- Task details: Scan the records for "lines" and copy each line that contains it.

- Record excerpts:
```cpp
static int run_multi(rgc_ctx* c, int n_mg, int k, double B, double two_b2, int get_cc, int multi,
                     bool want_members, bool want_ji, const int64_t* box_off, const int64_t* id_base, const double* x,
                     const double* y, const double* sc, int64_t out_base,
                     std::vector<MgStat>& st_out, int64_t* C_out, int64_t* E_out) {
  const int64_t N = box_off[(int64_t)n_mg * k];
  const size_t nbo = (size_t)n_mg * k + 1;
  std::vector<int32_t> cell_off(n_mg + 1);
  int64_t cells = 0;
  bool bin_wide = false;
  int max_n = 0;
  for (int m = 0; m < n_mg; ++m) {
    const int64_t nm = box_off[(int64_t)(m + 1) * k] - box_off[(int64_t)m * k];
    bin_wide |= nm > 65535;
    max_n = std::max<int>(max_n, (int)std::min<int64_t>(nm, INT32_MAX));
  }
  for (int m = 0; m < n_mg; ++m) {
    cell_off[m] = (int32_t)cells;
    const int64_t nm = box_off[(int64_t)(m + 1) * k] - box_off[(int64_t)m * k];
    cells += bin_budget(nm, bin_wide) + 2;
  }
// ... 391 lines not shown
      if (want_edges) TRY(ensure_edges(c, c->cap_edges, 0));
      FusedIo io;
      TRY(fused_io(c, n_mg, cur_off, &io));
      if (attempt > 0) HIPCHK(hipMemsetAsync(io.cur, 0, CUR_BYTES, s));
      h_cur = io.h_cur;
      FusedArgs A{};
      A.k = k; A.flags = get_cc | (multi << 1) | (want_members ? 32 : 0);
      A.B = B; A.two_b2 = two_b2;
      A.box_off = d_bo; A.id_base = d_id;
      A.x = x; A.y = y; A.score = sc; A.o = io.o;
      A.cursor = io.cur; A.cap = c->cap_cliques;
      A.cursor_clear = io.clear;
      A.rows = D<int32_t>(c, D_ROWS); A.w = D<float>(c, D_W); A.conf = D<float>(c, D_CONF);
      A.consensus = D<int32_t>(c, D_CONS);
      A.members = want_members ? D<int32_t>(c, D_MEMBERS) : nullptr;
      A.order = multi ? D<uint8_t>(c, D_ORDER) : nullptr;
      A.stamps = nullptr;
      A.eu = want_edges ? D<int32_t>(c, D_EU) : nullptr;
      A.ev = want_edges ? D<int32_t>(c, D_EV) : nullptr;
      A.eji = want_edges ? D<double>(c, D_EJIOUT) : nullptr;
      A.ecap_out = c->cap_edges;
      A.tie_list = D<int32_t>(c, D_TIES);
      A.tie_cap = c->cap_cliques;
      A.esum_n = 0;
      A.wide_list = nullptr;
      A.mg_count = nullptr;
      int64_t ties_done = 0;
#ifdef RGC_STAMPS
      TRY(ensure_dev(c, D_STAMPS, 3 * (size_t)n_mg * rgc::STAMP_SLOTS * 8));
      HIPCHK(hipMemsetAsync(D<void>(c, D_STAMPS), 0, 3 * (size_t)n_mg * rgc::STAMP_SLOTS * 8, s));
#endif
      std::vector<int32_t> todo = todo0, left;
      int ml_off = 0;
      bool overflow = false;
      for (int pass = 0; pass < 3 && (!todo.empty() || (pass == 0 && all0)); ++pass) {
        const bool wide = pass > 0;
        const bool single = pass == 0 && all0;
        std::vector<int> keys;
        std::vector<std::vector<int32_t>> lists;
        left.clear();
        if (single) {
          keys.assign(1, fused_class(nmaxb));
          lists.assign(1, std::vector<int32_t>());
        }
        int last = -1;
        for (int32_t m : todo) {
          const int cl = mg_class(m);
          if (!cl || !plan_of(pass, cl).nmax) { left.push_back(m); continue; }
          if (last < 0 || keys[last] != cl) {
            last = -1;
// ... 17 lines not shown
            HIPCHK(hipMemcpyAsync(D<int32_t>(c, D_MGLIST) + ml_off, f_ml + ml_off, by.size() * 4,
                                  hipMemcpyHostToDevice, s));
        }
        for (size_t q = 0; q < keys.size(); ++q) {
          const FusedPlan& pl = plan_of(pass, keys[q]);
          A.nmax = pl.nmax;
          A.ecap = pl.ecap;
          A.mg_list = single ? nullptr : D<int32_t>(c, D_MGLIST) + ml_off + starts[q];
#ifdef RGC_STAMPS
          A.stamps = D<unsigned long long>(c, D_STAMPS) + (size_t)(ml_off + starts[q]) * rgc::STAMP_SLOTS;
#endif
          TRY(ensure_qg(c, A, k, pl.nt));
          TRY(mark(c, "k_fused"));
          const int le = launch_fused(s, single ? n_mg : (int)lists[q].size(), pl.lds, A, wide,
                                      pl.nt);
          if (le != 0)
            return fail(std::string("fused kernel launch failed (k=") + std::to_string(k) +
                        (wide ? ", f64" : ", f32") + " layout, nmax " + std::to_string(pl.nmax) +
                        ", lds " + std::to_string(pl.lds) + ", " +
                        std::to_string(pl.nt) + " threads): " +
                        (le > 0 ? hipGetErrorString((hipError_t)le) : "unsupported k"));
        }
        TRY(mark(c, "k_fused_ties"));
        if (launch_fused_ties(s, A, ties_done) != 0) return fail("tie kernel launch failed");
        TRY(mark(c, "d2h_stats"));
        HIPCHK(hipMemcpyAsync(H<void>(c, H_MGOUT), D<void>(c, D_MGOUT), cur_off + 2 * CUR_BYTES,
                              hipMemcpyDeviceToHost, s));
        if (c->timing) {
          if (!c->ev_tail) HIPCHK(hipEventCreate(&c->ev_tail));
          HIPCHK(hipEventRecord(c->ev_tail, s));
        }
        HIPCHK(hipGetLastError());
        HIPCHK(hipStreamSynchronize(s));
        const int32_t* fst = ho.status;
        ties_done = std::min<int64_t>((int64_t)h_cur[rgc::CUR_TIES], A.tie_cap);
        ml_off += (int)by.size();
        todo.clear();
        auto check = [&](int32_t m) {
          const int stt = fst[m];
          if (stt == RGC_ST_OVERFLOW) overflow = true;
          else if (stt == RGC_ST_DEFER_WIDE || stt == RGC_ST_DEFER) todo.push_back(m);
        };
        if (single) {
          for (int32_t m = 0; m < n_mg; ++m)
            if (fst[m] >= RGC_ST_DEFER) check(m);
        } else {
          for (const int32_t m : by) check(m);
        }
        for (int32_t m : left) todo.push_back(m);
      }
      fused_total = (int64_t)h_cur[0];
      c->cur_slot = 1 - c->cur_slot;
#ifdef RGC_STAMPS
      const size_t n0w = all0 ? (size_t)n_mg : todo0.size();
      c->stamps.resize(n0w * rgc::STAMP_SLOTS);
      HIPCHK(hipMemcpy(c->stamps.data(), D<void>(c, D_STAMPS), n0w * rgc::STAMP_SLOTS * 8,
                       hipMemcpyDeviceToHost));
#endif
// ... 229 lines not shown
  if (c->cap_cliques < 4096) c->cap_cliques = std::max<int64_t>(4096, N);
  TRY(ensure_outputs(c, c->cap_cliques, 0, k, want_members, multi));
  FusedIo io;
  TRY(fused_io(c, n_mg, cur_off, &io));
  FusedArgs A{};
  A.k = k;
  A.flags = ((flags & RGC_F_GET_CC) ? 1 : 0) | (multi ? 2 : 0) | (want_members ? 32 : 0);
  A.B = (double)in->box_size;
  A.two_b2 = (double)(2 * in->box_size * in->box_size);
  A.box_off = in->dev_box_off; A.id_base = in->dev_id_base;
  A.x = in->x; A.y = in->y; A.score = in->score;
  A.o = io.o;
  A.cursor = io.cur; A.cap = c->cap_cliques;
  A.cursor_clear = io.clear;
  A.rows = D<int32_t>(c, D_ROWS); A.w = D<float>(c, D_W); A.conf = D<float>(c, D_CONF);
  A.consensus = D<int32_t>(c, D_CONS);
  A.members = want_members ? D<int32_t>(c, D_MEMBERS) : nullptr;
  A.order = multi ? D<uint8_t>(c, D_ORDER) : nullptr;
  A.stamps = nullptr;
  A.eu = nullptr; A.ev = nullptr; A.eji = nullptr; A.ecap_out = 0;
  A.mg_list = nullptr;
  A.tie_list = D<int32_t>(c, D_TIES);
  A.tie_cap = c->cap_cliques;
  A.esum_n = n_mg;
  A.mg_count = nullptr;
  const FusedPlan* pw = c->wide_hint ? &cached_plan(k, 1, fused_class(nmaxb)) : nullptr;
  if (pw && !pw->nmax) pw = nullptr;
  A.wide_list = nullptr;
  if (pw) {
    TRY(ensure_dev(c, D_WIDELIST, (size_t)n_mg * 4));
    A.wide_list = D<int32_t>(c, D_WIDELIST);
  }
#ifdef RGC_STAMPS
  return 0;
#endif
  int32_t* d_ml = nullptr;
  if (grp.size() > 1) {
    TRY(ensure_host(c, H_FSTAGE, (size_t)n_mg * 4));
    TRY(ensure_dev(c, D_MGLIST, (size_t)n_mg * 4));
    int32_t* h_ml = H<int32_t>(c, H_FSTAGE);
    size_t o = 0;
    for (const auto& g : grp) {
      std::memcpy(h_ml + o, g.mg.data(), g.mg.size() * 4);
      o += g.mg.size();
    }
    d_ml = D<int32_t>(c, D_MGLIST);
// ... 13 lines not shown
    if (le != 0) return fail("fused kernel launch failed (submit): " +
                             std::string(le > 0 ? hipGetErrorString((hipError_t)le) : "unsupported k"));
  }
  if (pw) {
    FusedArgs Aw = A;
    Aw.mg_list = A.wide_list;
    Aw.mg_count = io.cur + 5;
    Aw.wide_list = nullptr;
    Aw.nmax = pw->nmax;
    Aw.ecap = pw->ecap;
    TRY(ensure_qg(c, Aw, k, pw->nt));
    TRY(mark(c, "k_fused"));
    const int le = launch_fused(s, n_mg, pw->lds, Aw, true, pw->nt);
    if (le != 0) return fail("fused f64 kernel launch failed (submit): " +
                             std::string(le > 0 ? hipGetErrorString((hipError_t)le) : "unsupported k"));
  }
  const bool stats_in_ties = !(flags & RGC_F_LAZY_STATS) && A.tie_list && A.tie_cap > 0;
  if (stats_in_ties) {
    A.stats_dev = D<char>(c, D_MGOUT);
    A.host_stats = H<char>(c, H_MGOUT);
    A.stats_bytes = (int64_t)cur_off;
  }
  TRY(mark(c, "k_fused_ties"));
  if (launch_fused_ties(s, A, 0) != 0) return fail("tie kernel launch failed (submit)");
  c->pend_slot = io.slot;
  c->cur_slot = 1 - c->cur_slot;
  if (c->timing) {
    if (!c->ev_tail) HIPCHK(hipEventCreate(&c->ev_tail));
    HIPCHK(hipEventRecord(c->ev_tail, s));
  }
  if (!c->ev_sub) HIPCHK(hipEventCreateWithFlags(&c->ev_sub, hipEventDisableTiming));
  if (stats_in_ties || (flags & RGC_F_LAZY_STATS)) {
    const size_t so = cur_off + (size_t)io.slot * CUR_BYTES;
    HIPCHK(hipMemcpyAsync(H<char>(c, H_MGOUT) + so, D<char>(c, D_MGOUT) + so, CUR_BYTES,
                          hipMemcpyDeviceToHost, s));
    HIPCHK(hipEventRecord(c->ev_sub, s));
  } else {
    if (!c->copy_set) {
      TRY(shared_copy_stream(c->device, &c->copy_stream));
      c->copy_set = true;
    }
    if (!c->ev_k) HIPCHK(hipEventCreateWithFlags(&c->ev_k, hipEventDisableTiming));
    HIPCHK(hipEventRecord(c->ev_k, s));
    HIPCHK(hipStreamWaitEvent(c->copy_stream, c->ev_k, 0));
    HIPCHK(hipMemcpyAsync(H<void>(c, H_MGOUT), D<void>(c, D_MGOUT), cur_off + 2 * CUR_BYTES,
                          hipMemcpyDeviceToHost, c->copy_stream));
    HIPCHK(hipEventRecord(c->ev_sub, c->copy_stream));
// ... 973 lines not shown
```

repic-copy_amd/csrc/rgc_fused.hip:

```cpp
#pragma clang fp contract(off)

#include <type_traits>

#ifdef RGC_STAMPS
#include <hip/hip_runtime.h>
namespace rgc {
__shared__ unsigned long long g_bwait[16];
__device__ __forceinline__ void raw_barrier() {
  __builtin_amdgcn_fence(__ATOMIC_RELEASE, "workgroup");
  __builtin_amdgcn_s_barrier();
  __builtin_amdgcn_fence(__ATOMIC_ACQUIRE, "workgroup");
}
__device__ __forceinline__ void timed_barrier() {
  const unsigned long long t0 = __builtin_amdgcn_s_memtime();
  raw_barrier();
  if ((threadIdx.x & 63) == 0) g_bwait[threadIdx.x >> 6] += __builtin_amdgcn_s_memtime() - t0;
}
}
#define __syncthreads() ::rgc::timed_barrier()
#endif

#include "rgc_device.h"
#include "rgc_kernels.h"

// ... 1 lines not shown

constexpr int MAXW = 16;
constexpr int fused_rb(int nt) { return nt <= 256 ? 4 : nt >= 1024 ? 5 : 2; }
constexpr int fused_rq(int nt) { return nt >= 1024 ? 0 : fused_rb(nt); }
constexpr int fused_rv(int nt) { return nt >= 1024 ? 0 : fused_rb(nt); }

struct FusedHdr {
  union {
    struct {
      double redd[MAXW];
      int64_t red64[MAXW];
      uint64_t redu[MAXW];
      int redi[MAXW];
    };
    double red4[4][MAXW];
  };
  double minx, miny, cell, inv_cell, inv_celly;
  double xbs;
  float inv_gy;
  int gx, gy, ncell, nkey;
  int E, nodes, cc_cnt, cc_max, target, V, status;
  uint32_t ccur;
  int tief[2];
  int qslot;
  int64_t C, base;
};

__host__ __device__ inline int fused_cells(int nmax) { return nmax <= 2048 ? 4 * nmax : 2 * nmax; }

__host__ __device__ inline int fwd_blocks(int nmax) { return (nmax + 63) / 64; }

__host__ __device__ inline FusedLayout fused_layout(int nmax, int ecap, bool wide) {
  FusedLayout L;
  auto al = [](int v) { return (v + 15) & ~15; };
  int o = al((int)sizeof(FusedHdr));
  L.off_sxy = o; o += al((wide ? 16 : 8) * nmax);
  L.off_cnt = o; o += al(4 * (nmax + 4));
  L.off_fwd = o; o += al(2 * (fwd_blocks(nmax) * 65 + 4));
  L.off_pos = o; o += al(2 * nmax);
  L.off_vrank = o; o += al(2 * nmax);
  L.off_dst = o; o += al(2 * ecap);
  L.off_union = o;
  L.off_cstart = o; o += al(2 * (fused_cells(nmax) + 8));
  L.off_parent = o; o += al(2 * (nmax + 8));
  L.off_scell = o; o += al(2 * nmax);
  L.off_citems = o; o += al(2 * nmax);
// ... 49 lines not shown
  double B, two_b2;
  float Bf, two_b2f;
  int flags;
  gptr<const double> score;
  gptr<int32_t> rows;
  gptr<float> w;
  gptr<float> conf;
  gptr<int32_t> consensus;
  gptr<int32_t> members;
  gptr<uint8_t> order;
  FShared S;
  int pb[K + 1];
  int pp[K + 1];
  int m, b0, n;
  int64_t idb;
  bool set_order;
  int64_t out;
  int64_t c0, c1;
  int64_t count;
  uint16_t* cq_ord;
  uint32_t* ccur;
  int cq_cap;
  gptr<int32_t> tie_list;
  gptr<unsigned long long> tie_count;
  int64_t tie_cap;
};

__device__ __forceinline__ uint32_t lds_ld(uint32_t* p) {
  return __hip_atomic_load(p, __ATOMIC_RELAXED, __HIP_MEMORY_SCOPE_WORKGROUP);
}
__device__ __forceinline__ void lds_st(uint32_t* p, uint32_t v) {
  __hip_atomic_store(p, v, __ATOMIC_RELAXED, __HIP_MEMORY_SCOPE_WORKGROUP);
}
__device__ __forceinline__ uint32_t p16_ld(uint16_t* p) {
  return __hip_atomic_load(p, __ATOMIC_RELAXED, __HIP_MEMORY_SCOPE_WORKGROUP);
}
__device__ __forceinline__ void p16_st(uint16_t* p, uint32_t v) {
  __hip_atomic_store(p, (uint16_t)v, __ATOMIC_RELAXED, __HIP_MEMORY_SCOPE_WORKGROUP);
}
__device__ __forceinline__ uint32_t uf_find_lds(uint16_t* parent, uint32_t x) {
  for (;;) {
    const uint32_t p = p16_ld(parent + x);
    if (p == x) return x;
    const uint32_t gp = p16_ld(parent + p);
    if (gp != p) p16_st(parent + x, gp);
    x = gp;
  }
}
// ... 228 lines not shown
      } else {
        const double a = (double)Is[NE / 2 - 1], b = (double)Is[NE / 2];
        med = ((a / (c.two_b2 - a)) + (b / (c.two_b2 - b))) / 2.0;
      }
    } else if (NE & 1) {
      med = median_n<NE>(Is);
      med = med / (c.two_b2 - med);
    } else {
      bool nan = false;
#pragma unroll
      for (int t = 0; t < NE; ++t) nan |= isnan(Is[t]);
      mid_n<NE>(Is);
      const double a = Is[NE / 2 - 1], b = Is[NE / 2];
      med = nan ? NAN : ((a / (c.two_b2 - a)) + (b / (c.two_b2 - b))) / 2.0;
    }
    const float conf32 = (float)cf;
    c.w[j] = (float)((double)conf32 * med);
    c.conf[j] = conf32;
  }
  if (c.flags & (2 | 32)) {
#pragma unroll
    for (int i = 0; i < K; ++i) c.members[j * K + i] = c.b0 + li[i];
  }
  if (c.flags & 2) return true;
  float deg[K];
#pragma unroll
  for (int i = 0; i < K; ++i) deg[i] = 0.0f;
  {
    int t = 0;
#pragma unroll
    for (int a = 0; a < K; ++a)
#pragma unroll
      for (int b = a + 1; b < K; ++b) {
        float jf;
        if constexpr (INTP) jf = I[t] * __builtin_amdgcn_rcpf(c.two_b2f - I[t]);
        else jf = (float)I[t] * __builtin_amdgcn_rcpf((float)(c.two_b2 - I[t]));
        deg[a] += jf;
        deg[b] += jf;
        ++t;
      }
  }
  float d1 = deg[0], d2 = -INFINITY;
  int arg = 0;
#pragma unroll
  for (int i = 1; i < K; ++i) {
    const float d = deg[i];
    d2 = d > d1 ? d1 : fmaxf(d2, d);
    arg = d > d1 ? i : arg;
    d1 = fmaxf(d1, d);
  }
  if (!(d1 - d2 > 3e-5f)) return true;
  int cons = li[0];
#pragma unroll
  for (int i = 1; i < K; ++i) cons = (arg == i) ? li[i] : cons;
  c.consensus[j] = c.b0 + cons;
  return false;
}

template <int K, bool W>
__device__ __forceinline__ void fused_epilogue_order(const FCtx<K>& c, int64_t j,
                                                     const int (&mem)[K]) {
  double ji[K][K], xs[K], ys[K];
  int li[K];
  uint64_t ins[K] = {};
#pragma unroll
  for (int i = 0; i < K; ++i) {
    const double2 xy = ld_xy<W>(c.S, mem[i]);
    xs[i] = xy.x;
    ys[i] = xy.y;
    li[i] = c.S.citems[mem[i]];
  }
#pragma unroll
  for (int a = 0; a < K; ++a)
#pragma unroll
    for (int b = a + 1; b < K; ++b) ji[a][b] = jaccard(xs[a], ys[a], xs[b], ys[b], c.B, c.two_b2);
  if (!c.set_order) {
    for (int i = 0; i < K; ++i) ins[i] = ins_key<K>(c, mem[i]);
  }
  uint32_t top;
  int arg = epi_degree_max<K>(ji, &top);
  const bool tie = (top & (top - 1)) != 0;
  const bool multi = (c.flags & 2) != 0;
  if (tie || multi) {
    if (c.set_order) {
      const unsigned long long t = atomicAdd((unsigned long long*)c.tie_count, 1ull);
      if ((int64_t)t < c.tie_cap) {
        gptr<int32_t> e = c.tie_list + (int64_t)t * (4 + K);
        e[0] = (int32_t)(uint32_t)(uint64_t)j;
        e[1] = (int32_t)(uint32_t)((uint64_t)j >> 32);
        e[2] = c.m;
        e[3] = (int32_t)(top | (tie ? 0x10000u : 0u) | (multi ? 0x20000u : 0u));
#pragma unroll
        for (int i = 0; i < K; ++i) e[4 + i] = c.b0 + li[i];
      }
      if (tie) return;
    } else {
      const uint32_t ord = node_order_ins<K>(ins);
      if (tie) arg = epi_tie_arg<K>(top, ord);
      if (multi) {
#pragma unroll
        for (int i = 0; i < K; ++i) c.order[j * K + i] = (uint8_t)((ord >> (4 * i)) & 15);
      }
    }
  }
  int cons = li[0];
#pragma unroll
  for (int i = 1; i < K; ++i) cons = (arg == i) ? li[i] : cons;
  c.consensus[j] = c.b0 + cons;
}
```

- Reply to the task:
// ... 391 lines not shown
// ... 17 lines not shown
// ... 229 lines not shown
// ... 13 lines not shown
// ... 973 lines not shown
// ... 1 lines not shown
// ... 49 lines not shown
// ... 228 lines not shown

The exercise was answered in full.